@@ -359,10 +363,15 @@
   if (!ListStore(leaves, sub, ListReserve(leaves, sub, 1), leaf)) counters->leaf_overflow = 1;
 }
 
+template <bool kTimeline>
 __global__ void __launch_bounds__(256, 4)
 DiveKernel(const Fast2DProblem* __restrict__ problems, ProblemState* __restrict__ states, int n,
-           NodeList leaves, Counters* __restrict__ counters) {
+           NodeList leaves, Counters* __restrict__ counters, unsigned long long* timeline) {
   const int problem = blockIdx.y;
+  const auto stamp = [&](int k) {
+    if constexpr (kTimeline) Stamp(timeline, blockIdx.y * gridDim.x + blockIdx.x, k);
+  };
+  stamp(0);
   const Fast2DProblem& P = problems[problem];
   ProblemState& st = states[problem];
   if (st.error) return;
@@ -375,6 +384,7 @@
   int seed_scan;
   const bool have_seed = PickSeed(P, n, blockIdx.x / per_seed, &seed_scratch, &seed_scan);
   if (blockIdx.x == 0 && threadIdx.x == 0) st.coarse_total = seed_scratch.total;
+  stamp(1);
   if (!have_seed) return;
   if (per_seed > 1) {
     seed_scan = seed_scan - seed_scan % kFusedGroup + static_cast<int>(blockIdx.x) % per_seed;
@@ -383,6 +393,7 @@
   const Node2D seed = CoarseNode(P, problem, seed_scan, P.scan_best[seed_scan].y);
   if (threadIdx.x == 0) cur = seed;
   LoadContext(P, n, seed.scan, &ctx);
+  stamp(2);
   const int depth = NodeLevel(seed) + 1;
   unsigned long long scored = 0;
   for (int child_level = depth - 2; child_level >= 0; --child_level) {
@@ -405,6 +416,7 @@
     atomicAdd(&st.expanded_shard[blockIdx.x & (kStatShards - 1)],
               static_cast<unsigned long long>(depth - 1));
   }
+  stamp(3);
 }
 
 __global__ void __launch_bounds__(256)
@@ -1095,10 +1107,12 @@
     __hip_atomic_store(&at[k], v[k], __ATOMIC_RELAXED, __HIP_MEMORY_SCOPE_AGENT);
 }
 
+template <bool kListIntake>
 __global__ void __launch_bounds__(256)
 TreeQueueKernel(const Fast2DProblem* __restrict__ problems, ProblemState* __restrict__ states, int n,
-                NodeList in, TreeQueue Q, NodeList leaves, Counters* __restrict__ counters,
-                SelectState* __restrict__ sel, BestLeaf* __restrict__ best_out, int num_problems,
+                NodeList in, int max_scans, TreeQueue Q, NodeList leaves,
+                Counters* __restrict__ counters, SelectState* __restrict__ sel,
+                BestLeaf* __restrict__ best_out, int num_problems,
                 ProblemState* __restrict__ states_out, CountersSummary* __restrict__ summary,
                 const unsigned* __restrict__ tail_dev, unsigned* __restrict__ tail_host,
                 int tail_words, int counters_trace, int max_lost) {
@@ -1121,47 +1135,109 @@
     }
     scored = expanded = 0;
   };
-  const int in_slots = ListMaxCount(in) * kSubLists;
+  const int in_slots = kListIntake ? ListMaxCount(in) * kSubLists : 0;
   int round = 0;
   Node2D mine{};
   unsigned mine_bits = 0;
+  unsigned held[4] = {0, 0, 0, 0};
+  int pair = wave_id;
+  const int num_pairs = max_scans * num_problems;
+  int cur_problem = 0, cur_scan = 0, cur_count = 0, cur_min_x = 0, cur_min_y = 0, cur_dims_y = 1;
+  int round_first = 0, next_first = 0;
   bool round_loaded = false, share_done = false;
   bool pushed_any = false;
   Node2D nd;
   for (;;) {
     bool have = false;
     while (!have && !share_done) {
-      if (!round_loaded) {
-        if (wave_id + static_cast<long long>(round) * 64 * num_waves >= in_slots) { share_done = true; break; }
-        const long long i = wave_id + (static_cast<long long>(round) * 64 + lane) * num_waves;
-        ++round;
-        mine_bits = 0;
-        if (i < in_slots) {
-          const int in_sub = static_cast<int>(i & (kSubLists - 1)), j = static_cast<int>(i / kSubLists);
-          if (j < min(in.counts[in_sub * kCountStride], in.sub_capacity)) {
-            mine = in.nodes[static_cast<size_t>(in_sub) * in.sub_capacity + j];
-            mine_bits = max(__float_as_uint(fmaxf(mine.score, 0.f)), 1u);
+      if constexpr (kListIntake) {
+        if (!round_loaded) {
+          if (wave_id + static_cast<long long>(round) * 64 * num_waves >= in_slots) { share_done = true; break; }
+          const long long i = wave_id + (static_cast<long long>(round) * 64 + lane) * num_waves;
+          ++round;
+          mine_bits = 0;
+          if (i < in_slots) {
+            const int in_sub = static_cast<int>(i & (kSubLists - 1)), j = static_cast<int>(i / kSubLists);
+            if (j < min(in.counts[in_sub * kCountStride], in.sub_capacity)) {
+              mine = in.nodes[static_cast<size_t>(in_sub) * in.sub_capacity + j];
+              mine_bits = max(__float_as_uint(fmaxf(mine.score, 0.f)), 1u);
+            }
           }
+          round_loaded = true;
         }
-        round_loaded = true;
-      }
-      const unsigned top = static_cast<unsigned>(WaveMax(static_cast<int>(mine_bits)));
-      const float bound_now = __uint_as_float(LoadAgent(&states[0].best_bits));
-      if (top == 0 || (num_problems == 1 && __uint_as_float(top) < bound_now)) {
-        round_loaded = false;
-        continue;
-      }
-      const int l = __ffsll(static_cast<long long>(__ballot(mine_bits == top))) - 1;
-      nd.problem = __builtin_amdgcn_readlane(mine.problem, l);
-      nd.scan = __builtin_amdgcn_readlane(mine.scan, l);
-      nd.dx = __builtin_amdgcn_readlane(mine.dx, l);
-      nd.dy = __builtin_amdgcn_readlane(mine.dy, l);
-      nd.score = __uint_as_float(__builtin_amdgcn_readlane(__float_as_uint(mine.score), l));
-      nd.coarse_index = __builtin_amdgcn_readlane(mine.coarse_index, l);
-      nd.path = __builtin_amdgcn_readlane(mine.path, l);
-      nd.coarse_score =
-          __uint_as_float(__builtin_amdgcn_readlane(__float_as_uint(mine.coarse_score), l));
-      if (lane == l) mine_bits = 0;
+        const unsigned top = static_cast<unsigned>(WaveMax(static_cast<int>(mine_bits)));
+        const float bound_now = __uint_as_float(LoadAgent(&states[0].best_bits));
+        if (top == 0 || (num_problems == 1 && __uint_as_float(top) < bound_now)) {
+          round_loaded = false;
+          continue;
+        }
+        const int l = __ffsll(static_cast<long long>(__ballot(mine_bits == top))) - 1;
+        nd.problem = __builtin_amdgcn_readlane(mine.problem, l);
+        nd.scan = __builtin_amdgcn_readlane(mine.scan, l);
+        nd.dx = __builtin_amdgcn_readlane(mine.dx, l);
+        nd.dy = __builtin_amdgcn_readlane(mine.dy, l);
+        nd.score = __uint_as_float(__builtin_amdgcn_readlane(__float_as_uint(mine.score), l));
☆ ☆ ☆ ☆ ☆ ☆ ☆
Return each line of the preceding material in which "depth" can be found.

   const int depth = NodeLevel(seed) + 1;
   for (int child_level = depth - 2; child_level >= 0; --child_level) {
               static_cast<unsigned long long>(depth - 1));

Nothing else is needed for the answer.